Your reply must be one number: the count of lines in the data below that contain "wsum".

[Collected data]

* * * * * * *

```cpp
at::Tensor conv3x3_dgrad(at::Tensor dy, at::Tensor w, int64_t H, int64_t W,
                         int64_t stride) {
  const ConvDims d = conv_dims(3, {}, 0, dy, 0, w, H, W, stride);
  auto dx = at::empty({d.C, d.IC, d.B, d.H, d.W}, dy.options());
  ols_conv3x3_dgrad(dy.data_ptr(), w.data_ptr(), dx.data_ptr(), d.C, d.IC,
                    d.OC, d.B, d.H, d.W, (int)stride,
                    at::cuda::getCurrentCUDAStream().stream());
  return dx;
}

at::Tensor conv3x3_wgrad(at::Tensor x, at::Tensor dy, int64_t stride) {
  const ConvDims d = conv_dims(3, x, 0, dy, 0, {}, 0, 0, stride);
  auto dw = at::empty({d.C, d.OC, d.IC, 3, 3}, x.options());
  ols_conv3x3_wgrad(x.data_ptr(), dy.data_ptr(), dw.data_ptr(), d.C, d.IC,
                    d.OC, d.B, d.H, d.W, (int)stride,
                    at::cuda::getCurrentCUDAStream().stream());
  return dw;
}


bool conv3x3_v6_ok(int64_t IC, int64_t OC, int64_t B, int64_t H, int64_t W,
                   int64_t stride) {
  return ols_conv3x3_v6_ok((int)IC, (int)OC, (int)B, (int)H, (int)W,
                           (int)stride) != 0;
}

std::string conv3x3_route(std::string dir, int64_t IC, int64_t OC, int64_t B,
                          int64_t H, int64_t W, int64_t stride) {
  int d = dir == "fwd" ? 0 : dir == "dgrad" ? 1 : dir == "wgrad" ? 2 : -1;
  TORCH_CHECK(d >= 0, "conv3x3_route: dir must be fwd, dgrad or wgrad");
  TORCH_CHECK(stride == 1 || stride == 2, "conv3x3_route: stride 1 or 2");
  return ols_conv3x3_route(d, (int)IC, (int)OC, (int)B, (int)H, (int)W,
                           (int)stride);
}

std::string conv3x3_staging(std::string dir, int64_t IC, int64_t OC,
                            int64_t B, int64_t H, int64_t W, int64_t stride) {
  int d = dir == "fwd" ? 0 : dir == "dgrad" ? 1 : dir == "wgrad" ? 2 : -1;
  TORCH_CHECK(d >= 0, "conv3x3_staging: dir must be fwd, dgrad or wgrad");
  TORCH_CHECK(stride == 1 || stride == 2, "conv3x3_staging: stride 1 or 2");
  return ols_conv3x3_staging(d, (int)IC, (int)OC, (int)B, (int)H, (int)W,
                             (int)stride);
}

void check_v6(const ConvDims& d, int64_t stride) {
  TORCH_CHECK(ols_conv3x3_v6_ok(d.IC, d.OC, d.B, d.H, d.W, (int)stride),
              "shape unsupported by the v6 conv path");
}

at::Tensor conv3x3_fwd_p(at::Tensor xp, at::Tensor w, int64_t stride) {
  const ConvDims d = conv_dims(3, xp, 1, {}, 0, w, 0, 0, stride);
  check_v6(d, stride);
  auto y = at::empty({d.C, d.OC, d.B, d.OH, d.OW}, xp.options());
  ols_conv3x3_fwd_p(xp.data_ptr(), w.data_ptr(), y.data_ptr(), d.C, d.IC,
                    d.OC, d.B, d.H, d.W, (int)stride,
                    at::cuda::getCurrentCUDAStream().stream());
  return y;
}

at::Tensor conv3x3_dgrad_p(at::Tensor dyp, at::Tensor w, int64_t H, int64_t W,
                           int64_t stride) {
  const ConvDims d = conv_dims(3, {}, 0, dyp, 1, w, H, W, stride);
  check_v6(d, stride);
  auto dx = at::empty({d.C, d.IC, d.B, d.H, d.W}, dyp.options());
  ols_conv3x3_dgrad_p(dyp.data_ptr(), w.data_ptr(), dx.data_ptr(), d.C, d.IC,
                      d.OC, d.B, d.H, d.W, (int)stride,
                      at::cuda::getCurrentCUDAStream().stream());
  return dx;
}

at::Tensor conv3x3_wgrad_p(at::Tensor xp, at::Tensor dy, int64_t stride) {
  const ConvDims d = conv_dims(3, xp, 1, dy, 0, {}, 0, 0, stride);
  check_v6(d, stride);
  auto dw = at::empty({d.C, d.OC, d.IC, 3, 3}, xp.options());
  ols_conv3x3_wgrad_p(xp.data_ptr(), dy.data_ptr(), dw.data_ptr(), d.C, d.IC,
                      d.OC, d.B, d.H, d.W, (int)stride,
                      at::cuda::getCurrentCUDAStream().stream());
  return dw;
}


std::string conv5x5_route(std::string dir, int64_t IC, int64_t OC, int64_t H,
                          int64_t W) {
  int d = dir == "fwd" ? 0 : dir == "dgrad" ? 1 : dir == "wgrad" ? 2 : -1;
  TORCH_CHECK(d >= 0, "conv5x5_route: dir must be fwd, dgrad or wgrad");
  int r = ols_conv5x5_route(d, (int)IC, (int)OC, (int)H, (int)W);
  return r == 0 ? "direct" : r == 1 ? "mfma" : "two_stage";
}

void check_ntab(const at::Tensor& ntab, const at::Tensor& on, int64_t n) {
  TORCH_CHECK(ntab.is_cuda() && ntab.device() == on.device() &&
                  ntab.scalar_type() == at::kInt && ntab.is_contiguous() &&
                  ntab.numel() == n,
              "conv5x5: ntab must be ", n, " contiguous int32 on the GPU");
}

at::Tensor conv5x5_fwd(at::Tensor x, at::Tensor w, at::Tensor bias,
                       at::Tensor ntab, bool relu) {
  const ConvDims d = conv_dims(5, x, 0, {}, 0, w, 0, 0, 1);
  TORCH_CHECK(d.OC <= 16);
  check_ntab(ntab, x, (int64_t)d.B * d.OH * d.OW);
  TORCH_CHECK(bias.is_cuda() && bias.scalar_type() == at::kBFloat16 &&
              bias.numel() == (int64_t)d.C * d.OC);
  auto y = at::empty({d.C, d.OC, d.B, d.OH, d.OW}, x.options());
  ols_conv5x5_fwd(x.data_ptr(), w.data_ptr(), bias.contiguous().data_ptr(),
                  y.data_ptr(), ntab.data_ptr<int>(), d.C, d.IC, d.OC, d.B,
                  d.H, d.W, relu ? 1 : 0,
                  at::cuda::getCurrentCUDAStream().stream());
  return y;
}

at::Tensor conv5x5_dgrad(at::Tensor dyp, at::Tensor w, at::Tensor ntab,
                         int64_t H, int64_t W) {
  const ConvDims d = conv_dims(5, {}, 0, dyp, 4, w, H, W, 1);
  TORCH_CHECK(d.IC <= 16);
  check_ntab(ntab, dyp, (int64_t)d.B * d.H * d.W);
  auto dx = at::empty({d.C, d.IC, d.B, d.H, d.W}, dyp.options());
  ols_conv5x5_dgrad(dyp.data_ptr(), w.data_ptr(), dx.data_ptr(),
                    ntab.data_ptr<int>(), d.C, d.IC, d.OC, d.B, d.H, d.W,
                    at::cuda::getCurrentCUDAStream().stream());
  return dx;
}

at::Tensor conv5x5_wgrad(at::Tensor x, at::Tensor dy, at::Tensor ntab) {
  const ConvDims d = conv_dims(5, x, 0, dy, 0, {}, 0, 0, 1);
  const int64_t nq = (int64_t)d.B * d.OH * d.OW;
  TORCH_CHECK(d.OC <= 16 && nq % 32 == 0);
  check_ntab(ntab, x, nq);
  auto dw = at::empty({d.C, d.OC, d.IC, 5, 5}, x.options());
  at::Tensor part;
  float* partp = nullptr;
  if (ols_conv5x5_route(2, d.IC, d.OC, d.H, d.W) == 2) {
    part = at::empty({(int64_t)d.C * d.B * d.OC * d.IC * 25},
                     x.options().dtype(at::kFloat));
    partp = part.data_ptr<float>();
  }
  ols_conv5x5_wgrad(x.data_ptr(), dy.data_ptr(), dw.data_ptr(), partp,
                    ntab.data_ptr<int>(), d.C, d.IC, d.OC, d.B, d.H, d.W,
                    at::cuda::getCurrentCUDAStream().stream());
  return dw;
}


std::tuple<at::Tensor, at::Tensor> pool2x2_fwd(at::Tensor x) {
  TORCH_CHECK(x.is_cuda() && x.is_contiguous() && x.dim() >= 2);
  int H = x.size(-2), W = x.size(-1);
  TORCH_CHECK(H % 2 == 0 && W % 2 == 0);
  int64_t planes = x.numel() / ((int64_t)H * W);
  auto sizes = x.sizes().vec();
  sizes[sizes.size() - 2] = H / 2;
  sizes[sizes.size() - 1] = W / 2;
  auto y = at::empty(sizes, x.options());
  auto arg = at::empty(sizes, x.options().dtype(at::kByte));
  int dt = x.scalar_type() == at::kBFloat16 ? 1 : 0;
  ols_pool2x2_fwd(x.data_ptr(), y.data_ptr(),
                  (unsigned char*)arg.data_ptr(), planes, H / 2, W / 2, dt,
                  at::cuda::getCurrentCUDAStream().stream());
  return {y, arg};
}

at::Tensor pool2x2_bwd(at::Tensor dy, at::Tensor arg) {
// ... 195 lines not shown
              y.scalar_type() == at::kLong);
  int64_t rows = y.numel(), batch = x.size(0), n = x.size(1);
  TORCH_CHECK(rows % batch == 0);
  auto out = at::empty({rows, n}, x.options().dtype(at::kBFloat16));
  ols_synth_batch(x.data_ptr<float>(), y.data_ptr<int64_t>(),
                  out.data_ptr(), rows, batch, n, (float)s, (float)t,
                  at::cuda::getCurrentCUDAStream().stream());
  return out;
}


at::Tensor relu_mask(at::Tensor dy, at::Tensor y) {
  TORCH_CHECK(dy.is_cuda() && dy.is_contiguous() && y.is_contiguous());
  TORCH_CHECK(dy.sizes() == y.sizes() && dy.scalar_type() == y.scalar_type());
  TORCH_CHECK(dy.numel() % 8 == 0);
  TORCH_CHECK(dy.scalar_type() == at::kBFloat16 ||
              dy.scalar_type() == at::kFloat);
  auto out = at::empty_like(dy);
  int dt = dy.scalar_type() == at::kBFloat16 ? 1 : 0;
  ols_relu_mask(dy.data_ptr(), y.data_ptr(), out.data_ptr(), dy.numel(), dt,
                at::cuda::getCurrentCUDAStream().stream());
  return out;
}


at::Tensor pad2d(at::Tensor x, int64_t pad) {
  TORCH_CHECK(x.is_cuda() && x.is_contiguous() && x.dim() >= 2);
  TORCH_CHECK(x.scalar_type() == at::kBFloat16 ||
              x.scalar_type() == at::kHalf);
  int H = x.size(-2), W = x.size(-1);
  TORCH_CHECK(W % 2 == 0 && pad >= 1);
  int64_t planes = x.numel() / ((int64_t)H * W);
  auto sizes = x.sizes().vec();
  sizes[sizes.size() - 2] = H + 2 * pad;
  sizes[sizes.size() - 1] = W + 2 * pad;
  auto y = at::empty(sizes, x.options());
  int dt = x.scalar_type() == at::kBFloat16 ? 1 : 2;
  ols_pad2d(x.data_ptr(), y.data_ptr(), planes, H, W, (int)pad, dt,
            at::cuda::getCurrentCUDAStream().stream());
  return y;
}


at::Tensor transpose2d(at::Tensor x) {
  TORCH_CHECK(x.is_cuda() && x.is_contiguous() && x.dim() == 3);
  TORCH_CHECK(x.scalar_type() == at::kBFloat16 ||
              x.scalar_type() == at::kFloat);
  int64_t B = x.size(0);
  int M = x.size(1), N = x.size(2);
  TORCH_CHECK(B <= 65535, "transpose2d: batch ", B, " exceeds 65535");
  auto y = at::empty({B, (int64_t)N, (int64_t)M}, x.options());
  int dt = x.scalar_type() == at::kBFloat16 ? 1 : 0;
  ols_transpose2d(x.data_ptr(), y.data_ptr(), B, M, N, dt,
                  at::cuda::getCurrentCUDAStream().stream());
  return y;
}

}

TORCH_LIBRARY(olsim_hip, m) {
  m.def("fused_sgd_update_flat(Tensor(a!) buf, Tensor grad, Tensor global_flat, "
        "Tensor offsets, int clients, float lr, float mu) -> ()");
  m.def("weighted_delta_accum_flat(Tensor(a!) delta, Tensor buf, "
        "Tensor global_flat, Tensor weights, Tensor offsets, int clients, float wsum) -> ()");
  m.def("cross_entropy_fwd_bwd(Tensor logits, Tensor labels) -> (Tensor, Tensor)");
  m.def("groupnorm_fwd(Tensor x, Tensor res, Tensor gamma, Tensor beta, "
        "int clients, int groups, float eps, bool relu) -> (Tensor, Tensor, Tensor)");
  m.def("groupnorm_bwd(Tensor x, Tensor y, Tensor dy, Tensor mean, "
        "Tensor rstd, Tensor gamma, int clients, int groups, bool has_res, "
        "bool relu) -> (Tensor, Tensor, Tensor, Tensor)");
  m.def("mfma_selftest(Tensor A, Tensor B) -> Tensor");
  m.def("conv3x3_fwd(Tensor x, Tensor w, int stride) -> Tensor");
  m.def("conv3x3_dgrad(Tensor dy, Tensor w, int H, int W, int stride) -> Tensor");
  m.def("conv3x3_wgrad(Tensor x, Tensor dy, int stride) -> Tensor");
  m.def("conv3x3_v6_ok(int IC, int OC, int B, int H, int W, int stride) -> bool",
        &conv3x3_v6_ok);
  m.def("conv3x3_route(str dir, int IC, int OC, int B, int H, int W, "
        "int stride) -> str", &conv3x3_route);
  m.def("conv3x3_staging(str dir, int IC, int OC, int B, int H, int W, "
        "int stride) -> str", &conv3x3_staging);
  m.def("conv3x3_fwd_p(Tensor xp, Tensor w, int stride) -> Tensor");
  m.def("conv3x3_dgrad_p(Tensor dyp, Tensor w, int H, int W, int stride) -> Tensor");
  m.def("conv3x3_wgrad_p(Tensor xp, Tensor dy, int stride) -> Tensor");
  m.def("conv5x5_route(str dir, int IC, int OC, int H, int W) -> str",
        &conv5x5_route);
  m.def("conv5x5_fwd(Tensor x, Tensor w, Tensor bias, Tensor ntab, bool relu) -> Tensor");
  m.def("conv5x5_dgrad(Tensor dyp, Tensor w, Tensor ntab, int H, int W) -> Tensor");
  m.def("conv5x5_wgrad(Tensor x, Tensor dy, Tensor ntab) -> Tensor");
  m.def("pool2x2_fwd(Tensor x) -> (Tensor, Tensor)");
  m.def("pool2x2_bwd(Tensor dy, Tensor arg) -> Tensor");
  m.def("transpose2d(Tensor x) -> Tensor");
  m.def("pad2d(Tensor x, int pad) -> Tensor");
  m.def("relu_mask(Tensor dy, Tensor y) -> Tensor");
  m.def("replicate(Tensor src, int clients) -> Tensor");
  m.def("subsample2(Tensor x) -> Tensor");
  m.def("subsample2_bwd(Tensor dy, int H, int W) -> Tensor");
  m.def("subsample2_p(Tensor xp) -> Tensor");
  m.def("gn_pad_ok(int ch, int groups, int H, int W) -> bool", &gn_pad_ok);
  m.def("groupnorm_fwd_pad(Tensor x, Tensor res, Tensor gamma, Tensor beta, "
        "int clients, int groups, float eps, bool pad_out) -> "
        "(Tensor, Tensor, Tensor, Tensor)");
  m.def("groupnorm_bwd_pad(Tensor x, Tensor mask, Tensor dy, Tensor mean, "
        "Tensor rstd, Tensor gamma, int clients, int groups, bool has_res, "
        "bool want_pad) -> (Tensor, Tensor, Tensor, Tensor, Tensor)");
  m.def("synth_batch(Tensor x, Tensor y, float s, float t) -> Tensor");
  m.def("layernorm_fwd(Tensor x, Tensor gamma, Tensor beta, float eps) -> (Tensor, Tensor, Tensor)");
  m.def("layernorm_bwd(Tensor x, Tensor dy, Tensor gamma, Tensor mean, Tensor rstd) -> (Tensor, Tensor, Tensor)");
}

TORCH_LIBRARY_IMPL(olsim_hip, CUDA, m) {
  m.impl("fused_sgd_update_flat", &fused_sgd_update_flat);
  m.impl("weighted_delta_accum_flat", &weighted_delta_accum_flat);
  m.impl("cross_entropy_fwd_bwd", &cross_entropy_fwd_bwd);
  m.impl("groupnorm_fwd", &groupnorm_fwd);
  m.impl("groupnorm_bwd", &groupnorm_bwd);
  m.impl("mfma_selftest", &mfma_selftest);
  m.impl("conv3x3_fwd", &conv3x3_fwd);
  m.impl("conv3x3_dgrad", &conv3x3_dgrad);
  m.impl("conv3x3_wgrad", &conv3x3_wgrad);
  m.impl("conv3x3_fwd_p", &conv3x3_fwd_p);
  m.impl("conv3x3_dgrad_p", &conv3x3_dgrad_p);
  m.impl("conv3x3_wgrad_p", &conv3x3_wgrad_p);
  m.impl("conv5x5_fwd", &conv5x5_fwd);
  m.impl("conv5x5_dgrad", &conv5x5_dgrad);
  m.impl("conv5x5_wgrad", &conv5x5_wgrad);
  m.impl("pool2x2_fwd", &pool2x2_fwd);
  m.impl("pool2x2_bwd", &pool2x2_bwd);
  m.impl("transpose2d", &transpose2d);
  m.impl("pad2d", &pad2d);
  m.impl("relu_mask", &relu_mask);
  m.impl("replicate", &replicate);
  m.impl("subsample2", &subsample2);
  m.impl("subsample2_bwd", &subsample2_bwd);
  m.impl("subsample2_p", &subsample2_p);
  m.impl("groupnorm_fwd_pad", &groupnorm_fwd_pad);
  m.impl("groupnorm_bwd_pad", &groupnorm_bwd_pad);
  m.impl("synth_batch", &synth_batch);
  m.impl("layernorm_fwd", &layernorm_fwd);
  m.impl("layernorm_bwd", &layernorm_bwd);
}
```

olearning_sim_amd/ops/csrc/ols_ops.h:

```cpp
#pragma once

#include <hip/hip_runtime.h>
#include <cstdint>

#define MAX_CG 128

extern "C" void ols_fused_sgd_update_flat(
    void* buf, const void* grad, const void* master, const int64_t* offs,
    int nblocks, int64_t clients, int64_t total, float lr, float mu,
    int dtype, hipStream_t stream);

extern "C" void ols_weighted_delta_accum_flat(
    float* delta, const void* buf, const void* master, const float* weights,
    const int64_t* offs, int nblocks, int64_t clients, int64_t pglobal,
    float wsum, int dtype, hipStream_t stream);

extern "C" void ols_cross_entropy_fwd_bwd(
    const void* logits, const int64_t* labels, float* loss, void* dlogits,
    int64_t nrows, int64_t K, float inv_n, int dtype, hipStream_t stream);
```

* * * * * * *

ANSWER SECTION -
2